== Records supplied

def fold_tables(entity_emb, enc_entity, enc_relation, t0, W0, b0, W1, b1, W2, b2, A0, a0, Wmix, bmix, A1, K, nR, out=None, aggregates=True):
    lib = _lib.load()
    for t, nm in ((entity_emb, "entity_emb"), (t0, "t0"), (W0, "W0"), (b0, "b0"), (W1, "W1"), (b1, "b1"), (W2, "W2"), (b2, "b2"),
                  (A0, "A0"), (a0, "a0"), (Wmix, "Wmix"), (bmix, "bmix"), (A1, "A1")):
        _chk(t, F32, nm)
    _chk(enc_entity, I32, "enc_entity")
    _chk(enc_relation, I32, "enc_relation")
    nE, D = entity_emb.shape
    n = lib.mvin_fold_tables_elems(nE, D)
    if out is None:
        out = torch.empty((n,), dtype=F32, device=entity_emb.device)
    elif out.numel() != n or out.dtype != F32 or not out.is_contiguous():
        raise ValueError("fold_tables: workspace of mvin_fold_tables_elems floats expected")
    _lib.check(lib.mvin_fold_tables_ex(_p(entity_emb), _p(enc_entity), _p(enc_relation), _p(t0), _p(W0), _p(b0), _p(W1), _p(b1), _p(W2), _p(b2),
                                       _p(A0), _p(a0), _p(Wmix), _p(bmix), _p(A1), 1 if aggregates else 0, K, D, nE, nR, _p(out), _stream()),
               "mvin_fold_tables")
    return out


def score_l2_folded_gather_supported(D, K, n_entity, nR):
    return bool(_lib.load().mvin_score_l2_folded_gather_supported(D, K, n_entity, nR))


def score_l2_folded_gather(ws, enc_entity, enc_relation, items, t0, t1, q, user_o, A1, a1, Wmix, K, D, nR, n_entity, order=None,
                           want_item_emb=True):
    lib = _lib.load()
    for t, dt, nm in ((ws, F32, "ws"), (enc_entity, I32, "enc_entity"), (enc_relation, I32, "enc_relation"),
                      (items, torch.int64 if items.dtype == torch.int64 else I32, "items"), (t0, F32, "t0"), (t1, F32, "t1"), (q, F32, "q"),
                      (user_o, F32, "user_o"), (A1, F32, "A1"), (a1, F32, "a1"), (Wmix, F32, "Wmix"), (order, I32, "order")):
        _chk(t, dt, nm)
    B = items.shape[0]
    if ws.numel() != lib.mvin_fold_tables_elems(n_entity, D) or tuple(q.shape) != (B, D) or tuple(user_o.shape) != (B, D):
        raise ValueError("score_l2_folded_gather: the workspace of fold_tables(n_entity, D) and q, user_o [B, D] expected")
    if order is not None and order.numel() != B:
        raise ValueError("score_l2_folded_gather: order must be a permutation of the pairs")
    item_emb = torch.empty((B, D), dtype=F32, device=ws.device) if want_item_emb else None
    scores = torch.empty((B,), dtype=F32, device=ws.device)
    sig = torch.empty((B,), dtype=F32, device=ws.device)
    i64 = items.dtype == torch.int64
    _lib.check(lib.mvin_score_l2_folded_gather_fwd(_p(ws), _p(enc_entity), _p(enc_relation), _p(items) if i64 else None,
                                                   None if i64 else _p(items), _p(order), _p(t0), _p(t1), _p(q), _p(user_o), _p(A1), _p(a1),
                                                   _p(Wmix), B, K, D, n_entity, nR, _p(item_emb), _p(scores), _p(sig), _stream()),
               "mvin_score_l2_folded_gather_fwd")
    return item_emb, scores, sig


def score_l2_folded(ws, enc_entity, enc_relation, items, t0, t1, q, user_o, A1, a1, Wmix, K, D, nR, n_entity, want_item_emb=True):
    lib = _lib.load()
    for t, dt, nm in ((ws, F32, "ws"), (enc_entity, I32, "enc_entity"), (enc_relation, I32, "enc_relation"),
                      (items, torch.int64 if items.dtype == torch.int64 else I32, "items"), (t0, F32, "t0"), (t1, F32, "t1"), (q, F32, "q"),
                      (user_o, F32, "user_o"), (A1, F32, "A1"), (a1, F32, "a1"), (Wmix, F32, "Wmix")):
        _chk(t, dt, nm)
    B = items.shape[0]
    if ws.numel() != lib.mvin_fold_tables_elems(n_entity, D) or tuple(q.shape) != (B, D) or tuple(user_o.shape) != (B, D):
        raise ValueError("score_l2_folded: the workspace of fold_tables(n_entity, D) and q, user_o [B, D] expected")
    two = os.environ.get("MVIN_L2_FOLD_TWO", "0") not in ("", "0")
    out0 = torch.empty((B, D), dtype=F32, device=ws.device) if two else None
    z2 = torch.empty((B, D), dtype=F32, device=ws.device) if two else None
    item_emb = torch.empty((B, D), dtype=F32, device=ws.device) if want_item_emb else None
    scores = torch.empty((B,), dtype=F32, device=ws.device)
    sig = torch.empty((B,), dtype=F32, device=ws.device)
    i64 = items.dtype == torch.int64
    _lib.check(lib.mvin_score_l2_folded_fwd(_p(ws), _p(enc_entity), _p(enc_relation), _p(items) if i64 else None, None if i64 else _p(items),
                                            _p(t0), _p(t1), _p(q), _p(user_o), _p(A1), _p(a1), _p(Wmix), B, K, D, n_entity, nR, _p(out0),
                                            _p(z2), _p(item_emb), _p(scores), _p(sig), _stream()), "mvin_score_l2_folded_fwd")
    return item_emb, scores, sig


def gather_mix(table, adj_entity, adj_relation, node_ids, rel_score_t, rowbias, nodes, nodes_per_group, K, nR,
               relu=False):
    lib = _lib.load()
    bf = _chk_table(table, "table")
    for t, dt, nm in ((adj_entity, I32, "adj_entity"), (adj_relation, I32, "adj_relation"),
                      (node_ids, I32, "node_ids"), (rel_score_t, F32, "rel_score"), (rowbias, F32, "rowbias")):
        _chk(t, dt, nm)
    D = table.shape[1]
    out = torch.empty((nodes, D), dtype=F32, device=table.device)
    _lib.check(lib.mvin_gather_mix_fwd(_p(table), _p(adj_entity), _p(adj_relation), _p(node_ids), _p(rel_score_t),
                                       _p(rowbias), nodes, nodes_per_group, K, D, table.shape[0], nR,
                                       1 if relu else 0, _p(out), bf, _stream()), "mvin_gather_mix_fwd")
    return out


def row_softmax(x):
    lib = _lib.load()
    _chk(x, F32, "x")
    out = torch.empty_like(x)
    _lib.check(lib.mvin_row_softmax_fwd(_p(x), x.shape[0], x.shape[1], _p(out), _stream()), "mvin_row_softmax_fwd")
    return out


def mix_neighbor_vectors(neighbor_vectors, neighbor_relations=None, user_embeddings=None, want_probs=False, logits=None):
    lib = _lib.load()
    _chk(neighbor_vectors, F32, "neighbor_vectors")
    B, N, K, D = neighbor_vectors.shape
    if logits is not None:
        _chk(logits, F32, "logits")
        if logits.numel() != B * N * K:
            raise ValueError("logits must be [B,N,K]")
    elif neighbor_relations is not None:
        _chk(neighbor_relations, F32, "neighbor_relations")
        _chk(user_embeddings, F32, "user_embeddings")
        if tuple(neighbor_relations.shape) != (B, N, K, D) or tuple(user_embeddings.shape) != (B, D):
            raise ValueError("neighbor_relations must be [B,N,K,D] and user_embeddings [B,D]")
    out = torch.empty((B, N, D), dtype=F32, device=neighbor_vectors.device)
    probs = torch.empty((B, N, K), dtype=F32, device=neighbor_vectors.device) if want_probs else None
    use_rel = logits is None and neighbor_relations is not None
    _lib.check(lib.mvin_mix_neighbor_vectors_fwd(_p(neighbor_vectors), _p(neighbor_relations) if use_rel else None,
                                                 _p(user_embeddings) if use_rel else None, _p(logits), B, N, K, D,
                                                 _p(out), _p(probs), _stream()), "mvin_mix_neighbor_vectors_fwd")
    return (out, probs) if want_probs else out


def key_addressing_supported(Nm, D):
    return bool(_lib.load().mvin_key_addressing_supported(Nm, D))


def key_addressing(entity_emb, V, w, mem_h, mem_r, mem_t, P, out, ldo, nR):
    lib = _lib.load()
    bf = _chk_table(entity_emb, "entity_emb")
    _chk(V, F32, "V"), _chk(w, F32, "w"), _chk(out, F32, "out")
    nh = max(1, P)
    arr_t = C.c_void_p * nh
    for lst, nm in ((mem_h[:nh], "mem_h"), (mem_r[:P], "mem_r"), (mem_t[:P], "mem_t")):
        for t in lst:
            _chk(t, I32, nm)
    ph = arr_t(*[t.data_ptr() for t in mem_h[:nh]])
    pr = arr_t(*([t.data_ptr() for t in mem_r[:P]] + [None] * (nh - P)))
    pt = arr_t(*([t.data_ptr() for t in mem_t[:P]] + [None] * (nh - P)))
    B, Nm = mem_h[0].shape
    D = entity_emb.shape[1]
    _lib.check(lib.mvin_key_addressing_fwd(_p(entity_emb), _p(V), _p(w), ph, pr, pt, P, B, Nm, D, nR,
                                           entity_emb.shape[0], _p(out), ldo, bf, _stream()),
               "mvin_key_addressing_fwd")
    return out


def key_addressing_users(entity_emb, V, w, uts, users, P, out, ldo, nR):
    lib = _lib.load()
    bf = _chk_table(entity_emb, "entity_emb")
    _chk(V, F32, "V"), _chk(w, F32, "w"), _chk(out, F32, "out"), _chk(uts, I32, "uts")
    if users.dtype not in (torch.int64, I32):
        raise TypeError("users: int64 or int32")
    _chk(users, users.dtype, "users")
    if uts.dim() != 4 or uts.shape[1] != max(1, P) or uts.shape[2] != 3:
        raise ValueError("uts must be [n_user, max(1,P), 3, Nm]")
    B, Nm, D = users.shape[0], uts.shape[3], entity_emb.shape[1]
    u64, u32 = (_p(users), None) if users.dtype == torch.int64 else (None, _p(users))
    _lib.check(lib.mvin_key_addressing_users_fwd(_p(entity_emb), _p(V), _p(w), _p(uts), u64, u32, P, B, Nm, D, nR,
                                                 entity_emb.shape[0], uts.shape[0], _p(out), ldo, bf, _stream()),
               "mvin_key_addressing_users_fwd")
    return out


def l2_tail_supported(D):
    return bool(_lib.load().mvin_l2_tail_supported(D))


def l2_tail(entity_emb, items, q, user_o, nagg0, nagg1, W0, b0, A0, a0, A1, a1, Wmix, bmix):
    bf = _chk_table(entity_emb, "entity_emb")
    for t, nm in ((q, "q"), (user_o, "user_o"), (nagg0, "nagg0"), (nagg1, "nagg1"), (W0, "W0"), (b0, "b0"), (A0, "A0"),
                  (a0, "a0"), (A1, "A1"), (a1, "a1"), (Wmix, "Wmix"), (bmix, "bmix")):
        _chk(t, F32, nm)
    B, D = user_o.shape
    dev = user_o.device
    i64 = items if items.dtype == torch.int64 else None
    i32 = items if items.dtype == I32 else None
    item_emb = torch.empty((B, D), dtype=F32, device=dev)
    scores = torch.empty((B,), dtype=F32, device=dev)
    sig = torch.empty((B,), dtype=F32, device=dev)
    _lib.check(_lib.load().mvin_l2_tail_fwd(_p(entity_emb), _p(i64), _p(i32), _p(q), _p(user_o), _p(nagg0), _p(nagg1),
                                            _p(W0), _p(b0), _p(A0), _p(a0), _p(A1), _p(a1), _p(Wmix), _p(bmix), B, D,
                                            entity_emb.shape[0], _p(item_emb), _p(scores), _p(sig), bf, _stream()),
               "mvin_l2_tail_fwd")
    return item_emb, scores, sig


def gather_rows(table, ids):
    _chk(ids, I32, "ids")
    if not table.is_cuda or not table.is_contiguous():
        raise _lib.MvinHipError("table: expected a contiguous CUDA/ROCm tensor")
    out = torch.empty((ids.shape[0], table.shape[1]), dtype=table.dtype, device=table.device)
    _lib.check(_lib.load().mvin_gather_rows(_p(table), _p(ids), ids.shape[0], table.shape[1] * table.element_size(),
                                            _p(out), _stream()), "mvin_gather_rows")
    return out


def scatter_rows(table, ids, rows):
    _chk(ids, I32, "ids")
    if rows.dtype != table.dtype or not rows.is_contiguous() or not table.is_contiguous():
        raise TypeError("rows/table: same dtype, contiguous")
    _lib.check(_lib.load().mvin_scatter_rows(_p(table), _p(ids), ids.shape[0], table.shape[1] * table.element_size(),
                                             _p(rows), _stream()), "mvin_scatter_rows")
    return table


def shard_space_ids(ids, world, n_local):
    if ids.dtype not in (torch.int64, I32) or not ids.is_cuda:
        raise TypeError("ids: int64 or int32 device tensor")
    ids = ids.contiguous()
    out = torch.empty_like(ids)
    _lib.check(_lib.load().mvin_shard_space_ids(_p(ids), int(ids.dtype == torch.int64), ids.numel(), world, n_local,
                                                _p(out), _stream()), "mvin_shard_space_ids")
    return out


def key_addressing_grouped_supported(D, P, Nm, nR):
    return bool(_lib.load().mvin_key_addressing_grouped_supported(D, P, Nm, nR))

====

• Task objective
In the entries above, copy each line that contains the string "relu".

• Solution below
               relu=False):
                                       1 if relu else 0, _p(out), bf, _stream()), "mvin_gather_mix_fwd")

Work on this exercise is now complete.